Extract all lines in the data that contain the word "template".

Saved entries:
+ + + + +

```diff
diff --git a/madtp_amd/csrc/gemm_pp.hip b/madtp_amd/csrc/gemm_pp.hip
--- a/madtp_amd/csrc/gemm_pp.hip
+++ b/madtp_amd/csrc/gemm_pp.hip
@@ -1,13 +1,32 @@
 #include "gemm_device.h"
 #include <stdlib.h>
 
-template <int OM, int MODE, int FA = 4, int ABL = 0, bool SPLITK = false>
+#ifndef MADTP_PP_BOUNDARY
+#if defined(MADTP_PP_TIMING) && MADTP_PP_TIMING == 1
+#define MADTP_PP_BOUNDARY 0
+#else
+#define MADTP_PP_BOUNDARY 3
+#endif
+#endif
+#ifdef MADTP_PP_TIMING
+__device__ long long g_pp_dbg[32];
+__device__ __forceinline__ long long pp_now() {
+    __builtin_amdgcn_sched_barrier(0);
+    __builtin_amdgcn_s_waitcnt(0xC07F);
+    const long long t = wall_clock64();
+    __builtin_amdgcn_sched_barrier(0);
+    return t;
+}
+#endif
+template <int OM, int MODE, int FA = 4, int ABL = 0, bool SPLITK = false, bool GEN = false>
 __global__ __launch_bounds__(512, 2) void gemm_pp_kernel(GemmArgs g) {
     static_assert(FA == 4 || FA == 3, "256- or 192-row tiles");
     constexpr bool X3 = MODE == 2, F16 = MODE != 0;
     constexpr bool LP_OUT = OM != OM_F32;
     constexpr int BM = 64 * FA, BN = 256, HT = 128 * ROWB;
+    constexpr int BND = SPLITK ? 0 : (MADTP_PP_BOUNDARY);
     extern __shared__ __attribute__((aligned(16))) char smem[];
+    char* const sbias = smem + 8 * HT;
 
     const int xcd = blockIdx.x & 7, lb = blockIdx.x >> 3, gl = gridDim.x >> 3;
     const int S = SPLITK ? g.splitk : 1;
@@ -121,13 +140,23 @@
 #define PP_SCALE_W(R, ON)                                                                      \
     if constexpr (X3 && (ON))                                                                  \
     _Pragma("unroll") for (int j = 0; j < 2; ++j) { R[j][0] = x3_scale_lo(R[j][0]); R[j][1] = x3_scale_lo(R[j][1]); }
-#define PP_PHASE(READS, ISSUE, PRE, MFMAS)                                                     \
+#ifdef MADTP_PP_TIMING
+#define PP_WAIT(PH)                                                                            \
+    if (ts_first) {                                                                            \
+        const long long t__ = pp_now();                                                        \
+        wait_vmcnt<10>();                                                                      \
+        ts_ph##PH += pp_now() - t__;                                                           \
+    } else wait_vmcnt<10>()
+#else
+#define PP_WAIT(PH) wait_vmcnt<(ABL & 8) ? 8 : 10>()
+#endif
+#define PP_PHASE(PH, READS, ISSUE, PRE, MFMAS)                                                 \
     {                                                                                          \
         READS                                                                                  \
         PP_FENCE();                                                                            \
         if constexpr (!(ABL & 8)) { ISSUE }                                                    \
         PP_FENCE();                                                                            \
-        wait_vmcnt<(ABL & 8) ? 8 : 10>();                                                      \
+        PP_WAIT(PH);                                                                           \
         PP_FENCE();                                                                            \
         __builtin_amdgcn_s_barrier();                                                          \
         PP_FENCE();                                                                            \
@@ -145,10 +174,10 @@
         PP_FENCE();                                                                            \
     }
 #define PP_SLAB(P, SC)                                                                                                              \
-    PP_PHASE(PP_READ_A(a0, P, 1), PP_ISSUE_W(vw[1], 4 * ((P) ^ 1) + 3); PP_NEXT_SLAB();, PP_SCALE_W(b0, SC), PP_MFMA(a0, b0, 0, 0))   \
-    PP_PHASE(PP_READ_A(a1, P, 2), PP_ISSUE_W(vw[0], 4 * (P) + 0);, , PP_MFMA(a1, b0, 1, 0))                                          \
-    PP_PHASE(PP_READ_W(b1, P, 3), PP_ISSUE_A(va[0], 4 * (P) + 1);, PP_SCALE_W(b1, SC), PP_MFMA(a1, b1, 1, 1))                        \
-    PP_PHASE(PP_READ_W(b0, (P) ^ 1, 0), PP_ISSUE_A(va[1], 4 * (P) + 2);, , PP_MFMA(a0, b1, 0, 1))
+    PP_PHASE(0, PP_READ_A(a0, P, 1), PP_ISSUE_W(vw[1], 4 * ((P) ^ 1) + 3); PP_NEXT_SLAB();, PP_SCALE_W(b0, SC), PP_MFMA(a0, b0, 0, 0))   \
+    PP_PHASE(1, PP_READ_A(a1, P, 2), PP_ISSUE_W(vw[0], 4 * (P) + 0);, , PP_MFMA(a1, b0, 1, 0))                                          \
+    PP_PHASE(2, PP_READ_W(b1, P, 3), PP_ISSUE_A(va[0], 4 * (P) + 1);, PP_SCALE_W(b1, SC), PP_MFMA(a1, b1, 1, 1))                        \
+    PP_PHASE(3, PP_READ_W(b0, (P) ^ 1, 0), PP_ISSUE_A(va[1], 4 * (P) + 2);, , PP_MFMA(a0, b1, 0, 1))
 
     PP_ISSUE_W(vw[0], 0); PP_ISSUE_A(va[0], 1); PP_ISSUE_A(va[1], 2); PP_ISSUE_W(vw[1], 3);
     PP_NEXT_SLAB();
@@ -158,9 +187,27 @@
     __builtin_amdgcn_s_barrier();
     PP_FENCE();
 
+#ifdef MADTP_PP_TIMING
+    const bool ts_on = blockIdx.x == 0 && wc == 0;
+    long long ts_main = 0, ts_entry = 0, ts_epi = 0, ts_ph0 = 0, ts_ph1 = 0, ts_ph2 = 0, ts_ph3 = 0, ts_tiles = 0, ts_after = 0;
+    const long long ts_start = ts_on ? pp_now() : 0;
+    bool ts_first = false;
+#endif
     for (int slot = lb; slot < nslots; slot += gl) {
         if (wr == 1) __builtin_amdgcn_s_barrier();
         PP_FENCE();
+        if constexpr ((BND & 1) != 0) {
+            if (wave == 4 && g.bias && g.fast_epi) {
+                int btm, btn;
+                tile_mn(g, t0 + slot, btm, btn);
+                const __amdgpu_buffer_rsrc_t rs_b = __builtin_amdgcn_make_buffer_rsrc((void*)g.bias, 0, (unsigned)g.N * 4u, 0x00020000);
+                __builtin_amdgcn_raw_ptr_buffer_load_lds(rs_b, LDS_PTR(sbias), 16, (unsigned)lane * 16u, btn * (BN * 4), 0, 0);
+            }
+            PP_FENCE();
+        }
+#ifdef MADTP_PP_TIMING
+        const long long ts_t0 = ts_on ? pp_now() : 0;
+#endif
         if (slot != lb) { frag_bases(); tile_offsets(); }
         PP_READ_W(b0, 0, 0)
         PP_FENCE();
@@ -171,8 +218,15 @@
 #pragma unroll
             for (int j = 0; j < 4; ++j) acc[i][j] = zero4;
         for (int kt = 0; kt < nks; kt += 2) {
+#ifdef MADTP_PP_TIMING
+            ts_first = ts_on && kt == 0 && slot != lb;
+#define PP_TS_FIRST_OFF() ts_first = false;
+#else
+#define PP_TS_FIRST_OFF()
+#endif
             if constexpr (X3) {
                 PP_SLAB(0, false)
+                PP_TS_FIRST_OFF()
                 PP_SLAB(1, false)
                 PP_SLAB(0, true)
                 PP_SLAB(1, false)
@@ -180,36 +234,58 @@
                 PP_SLAB(1, true)
             } else {
                 PP_SLAB(0, false)
+                PP_TS_FIRST_OFF()
                 PP_SLAB(1, false)
             }
             steady = true;
         }
         if (wr == 0) __builtin_amdgcn_s_barrier();
         PP_FENCE();
+#ifdef MADTP_PP_TIMING
+        long long ts_t1 = 0;
+        if (ts_on) {
+            ts_t1 = pp_now();
+            ts_main += ts_t1 - ts_t0;
+            if constexpr (!(BND & 1)) { wait_vmcnt<0>(); const long long t__ = pp_now(); ts_entry += t__ - ts_t1; ts_t1 = t__; }
+        }
+#endif
         int ctm, ctn;
         const int cu = t0 + slot, ct = S > 1 ? __builtin_amdgcn_readfirstlane(cu / S) : cu;
         tile_mn(g, ct, ctm, ctn);
         const size_t c_off = S > 1 ? (size_t)(cu - ct * S) * g.M * (size_t)(g.ldc < 0 ? -g.ldc : g.ldc) : 0;
         const int m0 = ctm * BM, n0 = ctn * BN + (wc >> 1) * 128;
-        int lne = lane;
-        asm volatile("" : "+v"(lne));
-        const int l16e = lne & 15, grp4e = lne >> 4;
+        const char* const sbw = sbias + (wc >> 1) * 512;
 #define EPI(ACT)                                                                                                  \
+    int lne = lane;                                                                                               \
+    asm volatile("" : "+v"(lne));                                                                                 \
+    const int l16e = lne & 15, grp4e = lne >> 4;                                                                  \
     if constexpr (LP_OUT) {                                                                                       \
-        epilogue<OM, ACT, false, 2 * FA, 4, BM, 128>(g, acc, res, m0, n0, wr, wc & 1, l16e, grp4e, c_off);             \
+        epilogue<OM, ACT, false, 2 * FA, 4, BM, 128, !GEN, 1, 1, BND>(g, acc, res, m0, n0, wr, wc & 1, l16e, grp4e, c_off, sbw);             \
     } else {                                                                                                      \
-        if (g.residual) epilogue<OM, ACT, true, 2 * FA, 4, BM, 128>(g, acc, res, m0, n0, wr, wc & 1, l16e, grp4e, c_off); \
-        else epilogue<OM, ACT, false, 2 * FA, 4, BM, 128>(g, acc, res, m0, n0, wr, wc & 1, l16e, grp4e, c_off);        \
+        if (g.residual) epilogue<OM, ACT, true, 2 * FA, 4, BM, 128, !GEN, 1, 1, BND>(g, acc, res, m0, n0, wr, wc & 1, l16e, grp4e, c_off, sbw); \
+        else epilogue<OM, ACT, false, 2 * FA, 4, BM, 128, !GEN, 1, 1, BND>(g, acc, res, m0, n0, wr, wc & 1, l16e, grp4e, c_off, sbw);        \
     }
         switch (g.act) {
-            case MADTP_ACT_GELU_ERF: EPI(MADTP_ACT_GELU_ERF) break;
-            case MADTP_ACT_QUICK_GELU: EPI(MADTP_ACT_QUICK_GELU) break;
-            case MADTP_ACT_RELU: EPI(MADTP_ACT_RELU) break;
-            default: EPI(MADTP_ACT_NONE) break;
+            case MADTP_ACT_GELU_ERF: { EPI(MADTP_ACT_GELU_ERF) } break;
+            case MADTP_ACT_QUICK_GELU: { EPI(MADTP_ACT_QUICK_GELU) } break;
+            case MADTP_ACT_RELU: { EPI(MADTP_ACT_RELU) } break;
+            default: { EPI(MADTP_ACT_NONE) } break;
         }
 #undef EPI
+#ifdef MADTP_PP_TIMING
+        if (ts_on) { ts_epi += pp_now() - ts_t1; ts_tiles += 1; ts_after += slot != lb; }
+#endif
     }
     wait_vmcnt<0>();
+#ifdef MADTP_PP_TIMING
+    if (ts_on && lane == 0) {
+        long long* d = g_pp_dbg + 16 * wr;
+        d[0] = ts_main; d[1] = ts_entry; d[2] = ts_epi; d[3] = ts_ph0; d[4] = ts_ph1; d[5] = ts_ph2; d[6] = ts_ph3;
+        d[7] = ts_tiles; d[8] = pp_now() - ts_start; d[9] = ts_after;
+    }
+#endif
+#undef PP_WAIT
+#undef PP_TS_FIRST_OFF
 #undef PP_SLAB
 #undef PP_PHASE
 #undef PP_SCALE_W
@@ -223,24 +299,35 @@
 #undef PP_ISSUE
 }
 
+template <int OM_, int MODE_, int FA_, int ABL_>
+static int pp_launch_one(const GemmArgs& g, int grid, size_t lds, hipStream_t s) {
+    if constexpr (OM_ != OM_F32 && !(OM_ == OM_F16S && FA_ == 4)) {
+        if (g.fast_epi) {
+            MADTP_ENSURE_MAX_LDS((gemm_pp_kernel<OM_, MODE_, FA_, ABL_, false, false>), lds);
+            hipLaunchKernelGGL((gemm_pp_kernel<OM_, MODE_, FA_, ABL_, false, false>), dim3(grid), dim3(512), lds, s, g);
+            return 0;
+        }
+    }
+    MADTP_ENSURE_MAX_LDS((gemm_pp_kernel<OM_, MODE_, FA_, ABL_, false, true>), lds);
+    hipLaunchKernelGGL((gemm_pp_kernel<OM_, MODE_, FA_, ABL_, false, true>), dim3(grid), dim3(512), lds, s, g);
+    return 0;
+}
+
 __attribute__((visibility("hidden"))) int madtp_gemm_pp_launch(const void* args, int om, int mode, int rows, int grid, void* stream) {
     const GemmArgs& g = *(const GemmArgs*)args;
     hipStream_t s = (hipStream_t)stream;
-    const size_t lds = (size_t)8 * 128 * ROWB;
+    const size_t lds = (size_t)8 * 128 * ROWB + 1024;
     static int abl = -1;
     if (abl < 0) { const char* e = getenv("MADTP_PP_ABLATE"); abl = e ? atoi(e) : 0; }
 #define PP_LAUNCH(OM_, MODE_, FA_, ABL_)                                                                        \
-    do {                                                                                                        \
-        MADTP_ENSURE_MAX_LDS((gemm_pp_kernel<OM_, MODE_, FA_, ABL_>), lds);                                      \
-        hipLaunchKernelGGL((gemm_pp_kernel<OM_, MODE_, FA_, ABL_>), dim3(grid), dim3(512), lds, s, g);           \
-    } while (0)
+    do { const int rc__ = pp_launch_one<OM_, MODE_, FA_, ABL_>(g, grid, lds, s); if (rc__) return rc__; } while (0)
 #define PP_ROWS(OM_, MODE_)                                                                                     \
     do { if (rows == 192) PP_LAUNCH(OM_, MODE_, 3, 0); else PP_LAUNCH(OM_, MODE_, 4, 0); } while (0)
     if (rows != 256 && rows != 192) return MADTP_E_BADARG;
     if (g.splitk > 1) {
         if (mode != 2 || om != OM_F32 || rows != 256 || g.bias || g.residual || g.act != MADTP_ACT_NONE) return MADTP_E_DTYPE;
-        MADTP_ENSURE_MAX_LDS((gemm_pp_kernel<OM_F32, 2, 4, 0, true>), lds);
-        hipLaunchKernelGGL((gemm_pp_kernel<OM_F32, 2, 4, 0, true>), dim3(grid), dim3(512), lds, s, g);
+        MADTP_ENSURE_MAX_LDS((gemm_pp_kernel<OM_F32, 2, 4, 0, true, true>), lds);
+        hipLaunchKernelGGL((gemm_pp_kernel<OM_F32, 2, 4, 0, true, true>), dim3(grid), dim3(512), lds, s, g);
         return 0;
     }
     if (mode == 2) {
@@ -270,3 +357,9 @@
 #undef PP_LAUNCH
     return 0;
 }
+
+#ifdef MADTP_PP_TIMING
+extern "C" int madtp_debug_read_pp_ts(long long* out) {
+    return (int)hipMemcpyFromSymbol(out, HIP_SYMBOL(g_pp_dbg), sizeof(long long) * 32);
+}
+#endif
```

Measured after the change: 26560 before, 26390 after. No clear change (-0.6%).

+ + + + +

### Result of this exercise
-template <int OM, int MODE, int FA = 4, int ABL = 0, bool SPLITK = false>
+template <int OM, int MODE, int FA = 4, int ABL = 0, bool SPLITK = false, bool GEN = false>
+template <int OM_, int MODE_, int FA_, int ABL_>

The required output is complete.